Mais tarde, em vídeo divulgado nas redes, endureceu o tom:
— Não costumo dar palanque para maluco. Ainda mais para um imbecil do partido do ex-prefeito Waguinho, que ainda não aceitou a derrota nas urnas e tenta me atingir a todo custo. Desde o início do mandato, luto para manter a paz na minha cidade. Desde o início do mandato, luto para manter a paz na minha cidade. E já falei várias vezes: o problema da segurança pública no estado é o traficante Doca, um narcoterrorista que precisa ser excluído da sociedade o mais rápido possível — enfatizou.
‘Novo escritório do crime’
Segundo a denúncia do MPRJ, Alessander e Briggs forneciam armamento para a organização criminosa comandada pelo ex-policial militar Thiago Soares Andrade Silva, conhecido como Soares, Batata ou Ganso. O grupo atuava de forma semelhante ao “Escritório do Crime” original, chefiado pelo ex-capitão do Bope Adriano Magalhães da Nóbrega, morto em fevereiro de 2020, e por isso recebeu a denominação de “Novo Escritório do Crime”.
Ambos foram alvos de uma operação do Grupo de Atuação Especializada no Combate ao Crime Organizado (Gaeco) do MPRJ, com apoio da Coordenadoria de Segurança e Inteligência (CSI), que visava cumprir mandados contra nove acusados. A operação ocorreu na última quinta-feira (15/05).

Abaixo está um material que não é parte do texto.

+  V ring0[N0S][RJ];
   V ring[NS][NP][RJ];
-  V un[RJ];
-  V fx[NF][NQ][RJ], fn[NF][RJ];
+  V fx[NF][NQ][RJ], fn[NF][PF][RJ];
   V wres[RJ];
+  static_for<RJ>([&](auto rc) { constexpr int r = rc; wres[r] = V{}; });
   const int32_t i0 = ib - GM::WARM;
-  static_for<NP - 1>([&](auto pc) { constexpr int pp = pc; load_plane(P.in[0], i0 + NS * R0 - 2 * R0 + pp, ring[0][pp]); });
-  load_plane(P.in[0], i0 + NS * R0, un);
+  const int32_t last_u = ie - 1 + NS * R0;
+  const int32_t last_f = ie - 1 + NQ - 1;
+  static_for<N0S>([&](auto pc) { constexpr int pp = pc; load_plane(P.in[0], i0 + NS * R0 - 2 * R0 + pp, ring0[pp]); });
   if constexpr (NIN > 1) {
     static_for<NIN - 1>([&](auto nc) {
       constexpr int n = nc;
       if constexpr (!(LF && n == 0))
         static_for<NQ - 1>([&](auto qc) { constexpr int q = qc; load_plane(P.in[n + 1], i0 + q, fx[n][q]); });
-      load_plane(P.in[n + 1], i0 + NQ - 1, fn[n]);
+      static_for<PF>([&](auto dc) { constexpr int d = dc; load_plane(P.in[n + 1], i0 + NQ - 1 + d, fn[n][d]); });
     });
   }
   static_for<NS - 1>([&](auto kc) {
     constexpr int k = kc + 1;
-    static_for<NP - 1>([&](auto pc) { constexpr int pp = pc; static_for<RJ>([&](auto rc) { constexpr int r = rc; ring[k][pp][r] = ring[0][0][r]; }); });
+    static_for<NP - 1>([&](auto pc) { constexpr int pp = pc; static_for<RJ>([&](auto rc) { constexpr int r = rc; ring[k][pp][r] = ring0[0][r]; }); });
   });
 
-  for (int32_t i = i0; i < ie; ++i) {
-    static_for<RJ>([&](auto rc) { constexpr int r = rc; ring[0][NP - 1][r] = un[r]; });
+  const int wa = w > 0 ? w - 1 : w, wb = w < WJ - 1 ? w + 1 : w;
+  int32_t i = i0;
+  auto step = [&](auto tc) -> bool {
+    constexpr int t = decltype(tc)::value, ph = t % NP, p0 = t % N0S, us = t % PF;
+    constexpr int sC = (R0 + ph) % NP, sN = (NP - 1 + ph) % NP;
+    constexpr int sC0 = (R0 + p0) % N0S, sO0 = p0 % N0S;
     if constexpr (NIN > 1)
-      static_for<NIN - 1>([&](auto nc) { constexpr int n = nc; static_for<RJ>([&](auto rc) { constexpr int r = rc; fx[n][NQ - 1][r] = fn[n][r]; }); });
+      static_for<NIN - 1>([&](auto nc) { constexpr int n = nc; static_for<RJ>([&](auto rc) { constexpr int r = rc; fx[n][NQ - 1][r] = fn[n][us][r]; }); });
     const int buf = (i - i0) & 1;
     static_for<NS>([&](auto kc) {
       constexpr int k = kc;
+      const V(&ctr)[RJ] = k == 0 ? ring0[sC0] : ring[k][sC];
       static_for<R1>([&](auto xc) {
         constexpr int x = xc;
-        lds[buf][w][k][x][lane] = ring[k][R0][x];
-        lds[buf][w][k][R1 + x][lane] = ring[k][R0][RJ - R1 + x];
+        lds[buf][w][k][x][lane] = ctr[x];
+        lds[buf][w][k][R1 + x][lane] = ctr[RJ - R1 + x];
       });
     });
     __syncthreads();
-    V above[NS][R1], below[NS][R1];
-    static_for<NS>([&](auto kc) {
-      constexpr int k = kc;
-      static_for<R1>([&](auto xc) {
-        constexpr int x = xc;
-        above[k][x] = ring[k][R0][0];
-        below[k][x] = ring[k][R0][RJ - 1];
-        if (w > 0) above[k][x] = lds[buf][w - 1][k][R1 + x][lane];
-        if (w < WJ - 1) below[k][x] = lds[buf][w + 1][k][x][lane];
-      });
-    });
-    if (i + NS * R0 + 1 <= ie - 1 + NS * R0) {
-      load_plane(P.in[0], i + NS * R0 + 1, un);
-      if constexpr (NIN > 1) static_for<NIN - 1>([&](auto nc) { constexpr int n = nc; load_plane(P.in[n + 1], i + NQ, fn[n]); });
-    }
     static_for<NS>([&](auto kc) {
       constexpr int k = kc;
       constexpr int q = (NS - k - 1) * R0;
-      const V(&xp)[RJ] = (LF && k == 0) ? fx[0][NQ - 1] : ring[0][0];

No entanto, os dois policiais não haviam sido localizados pelo MPRJ e pela Corregedoria da PM, sendo considerados foragidos até se apresentarem.
As investigações do Gaeco apontaram que Thiago Soares teria ordenado a execução de dois integrantes de um grupo rival. Curiosamente, ambas as quadrilhas, segundo os promotores, atuavam para o mesmo chefe, o contraventor Rogério Andrade, preso em uma penitenciária federal no Mato Grosso do Sul. O ex-PM é apontado como braço direito de Flávio da Silva Santos, conhecido como Flávio Pepe ou Flávio da Mocidade, presidente da escola de samba Mocidade Independente de Padre Miguel. Já o outro grupo, conforme o MPRJ, atuava na contravenção sob o comando do sargento da PM Márcio Araújo, chefe da segurança de Rogério.

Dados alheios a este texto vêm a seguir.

#pragma unroll
    for (int mt = 0; mt < G::MT; ++mt)
#pragma unroll
      for (int nt = 0; nt < G::NT; ++nt)
#pragma unroll
        for (int r = 0; r < 16; ++r) acc[mt][nt][r] = 0.f;

    for (int c0 = 0; c0 < total_chunks; c0 += HK) {
      const bool last_group = (c0 + HK >= total_chunks);
      const bool cross = last_group && has_next;
      const unsigned char* hbase = in_b + (last_group ? (has_next ? 0 : c0 * 32) : (c0 + HK) * 32);
      if (cross) halo_offsets(nxt, hoff);
#pragma unroll
      for (int j = 0; j < HK; ++j) {
        const int c = c0 + j;
        const unsigned char* wp = (c + 2 < total_chunks) ? w_b + (size_t)(c + 2) * slab
                                  : (has_next ? w_n + (size_t)(c + 2 - total_chunks) * slab
                                              : w_b + (size_t)(total_chunks - 1) * slab);
        const ffa_u32x4* wsrc = reinterpret_cast<const ffa_u32x4*>(wp);
        auto issue = [&](int tap) __attribute__((always_inline)) {
#pragma unroll
          for (int k = 0; k < G::NWP; ++k) {
            if (k % G::TAPS != tap) continue;
            const int i = tid + k * G::NTHR;
            const ffa_u32x4 v = wsrc[(k + 1 < G::NWP || G::W_PIECES % G::NTHR == 0 || i < G::W_PIECES) ? i : 0];
            if (j & 1) wregA[k] = v;
            else wregB[k] = v;
          }
          if (j == HJ) {
#pragma unroll
            for (int k = 0; k < G::NHP; ++k) {
              if (k % G::TAPS != tap) continue;
              hreg[k] = *reinterpret_cast<const ffa_u32x4*>(hbase + (unsigned)(hoff[k] >= 0 ? hoff[k] : 0));
            }
          }
        };
        {
          const int sub = j * 32;
          ffa_u32x4 af[2][G::MT], bf[2][G::NT];
#pragma unroll
          for (int mt = 0; mt < G::MT; ++mt) af[0][mt] = *reinterpret_cast<const ffa_u32x4*>(sW + aoff[mt]);
#pragma unroll
          for (int nt = 0; nt < G::NT; ++nt) bf[0][nt] = *reinterpret_cast<const ffa_u32x4*>(sIn + boff[nt] + sub);
#pragma unroll
          for (int tap = 0; tap < G::TAPS; ++tap) {
            const int cu = tap & 1, nx = cu ^ 1;
            __builtin_amdgcn_sched_barrier(0);
            issue(tap);
            if (tap + 1 < G::TAPS) {
              const int r1 = (tap + 1) / KW, s1 = (tap + 1) % KW;
#pragma unroll
              for (int mt = 0; mt < G::MT; ++mt)
                af[nx][mt] = *reinterpret_cast<const ffa_u32x4*>(sW + aoff[mt] + (tap + 1) * 32);
#pragma unroll
              for (int nt = 0; nt < G::NT; ++nt)
                bf[nx][nt] = *reinterpret_cast<const ffa_u32x4*>(sIn + boff[nt] + sub + (r1 * G::IW + s1) * G::PP);
            }
#pragma unroll
            for (int mt = 0; mt < G::MT; ++mt)
#pragma unroll
              for (int nt = 0; nt < G::NT; ++nt) Mma<T>::run(af[cu][mt], bf[cu][nt], acc[mt][nt]);
            {
              constexpr int NM = G::MT * G::NT;
              const int NR = (tap + 1 < G::TAPS) ? G::MT + G::NT : 0;
              int NV = 0;
#pragma unroll
              for (int k = 0; k < G::NWP; ++k) NV += (k % G::TAPS == tap) ? 1 : 0;
              if (j == HJ) {
#pragma unroll
                for (int k = 0; k < G::NHP; ++k) NV += (k % G::TAPS == tap) ? 1 : 0;
              }
              constexpr int PER = (sizeof(T) == 2) ? 1 : 4;
#pragma unroll
              for (int i = 0; i < NM; ++i) {
                __builtin_amdgcn_sched_group_barrier(0x008, PER, 0);
                if (i < NR) __builtin_amdgcn_sched_group_barrier(0x100, 1, 0);
                if (i < NV) __builtin_amdgcn_sched_group_barrier(0x020, 1, 0);
              }
#pragma unroll
              for (int i = NM; i < G::MT + G::NT; ++i)
                if (i < NR) __builtin_amdgcn_sched_group_barrier(0x100, 1, 0);
#pragma unroll
              for (int i = NM; i < NM + 4; ++i)
                if (i < NV) __builtin_amdgcn_sched_group_barrier(0x020, 1, 0);
            }
          }
          __builtin_amdgcn_sched_barrier(0);
        }
        __syncthreads();
        if (c + 1 < total_chunks || has_next) {
          if (j & 1) FFA_P_STORE_W(wregB)
          else FFA_P_STORE_W(wregA)
          if (j == HK - 1) FFA_P_STORE_H(hoff)
          __syncthreads();
        }
      }
    }

    {
      T* out = static_cast<T*>(a.out);
      const T* res = static_cast<const T*>(a.res);
      const int co_wave = cur.cb * BCO;
      constexpr int NCH = (G::MT == 2) ? 32 : 16;
      float st[2 * NCH];
      const bool want_stats = a.stats != nullptr;
#pragma unroll
      for (int i = 0; i < 2 * NCH; ++i) st[i] = 0.f;
#pragma unroll
      for (int nt = 0; nt < G::NT; ++nt) {
        const int n = wpx * G::WAVE_PX + nt * 32 + rho;
        const int oy = cur.oy0 + n / TW, ox = cur.ox0 + n % TW;
        if (oy >= a.Ho || ox >= a.Wo) continue;
        const long long pix = ((long long)(cur.b * a.Ho + oy) * a.Wo + ox) * (long long)a.Co;
#pragma unroll
        for (int g = 0; g < 4; ++g) {
          if (G::MT == 2) {
            const int c0 = co_wave + 16 * g + 8 * half;
            if (c0 >= a.Co) continue;
            float v[8];
#pragma unroll
            for (int i = 0; i < 4; ++i) {
              v[i] = acc[0][nt][4 * g + i];
              v[4 + i] = acc[G::MT - 1][nt][4 * g + i];
            }
            if (a.bias) {
#pragma unroll
              for (int i = 0; i < 8; ++i) v[i] += a.bias[c0 + i];
            }
            if (res) {
              float rv[8];
              ffa_load8<T>(res + pix + c0, rv);
#pragma unroll
              for (int i = 0; i < 8; ++i) v[i] += rv[i];
            }
            if (a.relu) {
#pragma unroll
              for (int i = 0; i < 8; ++i) v[i] = fmaxf(v[i], 0.f);
            }
            ffa_store8<T>(out + pix + c0, v);
            if (want_stats) {
#pragma unroll
              for (int i = 0; i < 8; ++i) {
                const float r = (EB == 2) ? ffa_bf16_bits_to_f32(ffa_f32_to_bf16_bits(v[i])) : v[i];
                st[g * 8 + i] += r;
                st[NCH + g * 8 + i] = __builtin_fmaf(r, r, st[NCH + g * 8 + i]);
              }
            }
          } else {
            const int c0 = co_wave + 8 * g + 4 * half;
            if (c0 >= a.Co) continue;
            float v[4];
#pragma unroll
            for (int i = 0; i < 4; ++i) v[i] = acc[0][nt][4 * g + i];
            if (a.bias) {
#pragma unroll
              for (int i = 0; i < 4; ++i) v[i] += a.bias[c0 + i];
            }
            if (res) {
#pragma unroll
              for (int i = 0; i < 4; ++i) v[i] += ffa_load_elem<T>(res + pix + c0 + i);
            }
            if (a.relu) {
#pragma unroll
              for (int i = 0; i < 4; ++i) v[i] = fmaxf(v[i], 0.f);
            }
            if (EB == 2) {
              uint2 u;
              u.x = ffa_pack_bf16x2(v[0], v[1]);
              u.y = ffa_pack_bf16x2(v[2], v[3]);
              *reinterpret_cast<uint2*>(out + pix + c0) = u;
            } else {
              *reinterpret_cast<float4*>(out + pix + c0) = make_float4(v[0], v[1], v[2], v[3]);
            }
            if (want_stats) {
#pragma unroll
              for (int i = 0; i < 4; ++i) {
                const float r = (EB == 2) ? ffa_bf16_bits_to_f32(ffa_f32_to_bf16_bits(v[i])) : v[i];
                st[g * 4 + i] += r;
                st[NCH + g * 4 + i] = __builtin_fmaf(r, r, st[NCH + g * 4 + i]);
              }
            }
          }
        }
      }
      if (want_stats) {
#pragma unroll
        for (int bit = 4; bit >= 0; --bit) {
          const int n = (2 * NCH) >> (4 - bit);
          if (n > 2) {
            const bool up = (rho >> bit) & 1;
#pragma unroll
            for (int jj = 0; jj < NCH; ++jj) {
              if (jj < n / 2) {
                float lo = st[jj], hi = st[jj + n / 2];
                asm volatile("" : "+v"(lo), "+v"(hi));
                const float keep = up ? hi : lo;
                const float send = up ? lo : hi;
                st[jj] = keep + __shfl_xor(send, 1 << bit, 64);
              }
            }
          } else {
            st[0] += __shfl_xor(st[0], 1 << bit, 64);
            st[1] += __shfl_xor(st[1], 1 << bit, 64);
          }
        }
        red[(wpx * 64 + lane) * 2 + 0] = st[0];
        red[(wpx * 64 + lane) * 2 + 1] = st[1];
        __syncthreads();
        constexpr int NOUT = (G::MT == 2) ? 128 : 64;
        if (tid < NOUT) {
          const int jj = tid & 1;
          const int ln = (G::MT == 2) ? (tid >> 1) : ((tid >> 1) * 2);
          float t = 0.f;
#pragma unroll
          for (int w = 0; w < WPX; ++w) t += red[(w * 64 + ln) * 2 + jj];
          const int r5 = ln & 31, hf = ln >> 5;
          const int which = r5 >> 4;
          int c;
          if (G::MT == 2) {
            const int L = (r5 & 15) * 2 + jj;
            c = cur.cb * BCO + 16 * (L >> 3) + 8 * hf + (L & 7);
          } else {
            const int L = ((r5 >> 1) & 7) * 2 + jj;
            c = cur.cb * BCO + 8 * (L >> 2) + 4 * hf + (L & 3);
          }
          if (c < a.Co) a.stats[((size_t)cur.pt * 2 + which) * a.Co + c] = t;
        }
        __syncthreads();
      }
    }
    if (!has_next) break;
    vb = nvb;
    cur = nxt;
    w_b = w_n;
  }
#undef FFA_P_STORE_W
#undef FFA_P_STORE_H
}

Foram denunciados pelo Gaeco por participação direta nas mortes de Fábio Romualdo e Neri Peres Júnior: o sargento da PM Bruno Marques da Silva, conhecido como Bruno Estilo; Rodrigo de Oliveira Andrade de Souza, o Rodriguinho; e Anderson de Oliveira Reis Viana, conhecido como Papa ou 2P.
Além de Alessander, Briggs, Bruno, Thiago, Rodrigo, Viana, outros três acusados fariam parte do grupo criminoso. Foram denunciados também pelo Gaeco: o miliciano André Costa Bastos, o Boto; Diony Lancaster Fernandes do Nascimento; e Vitor Francisco da Silva, o Vitinho Fubá.
Todos respondem por organização criminosa armada, sequestro e comércio ilegal de armas e munições.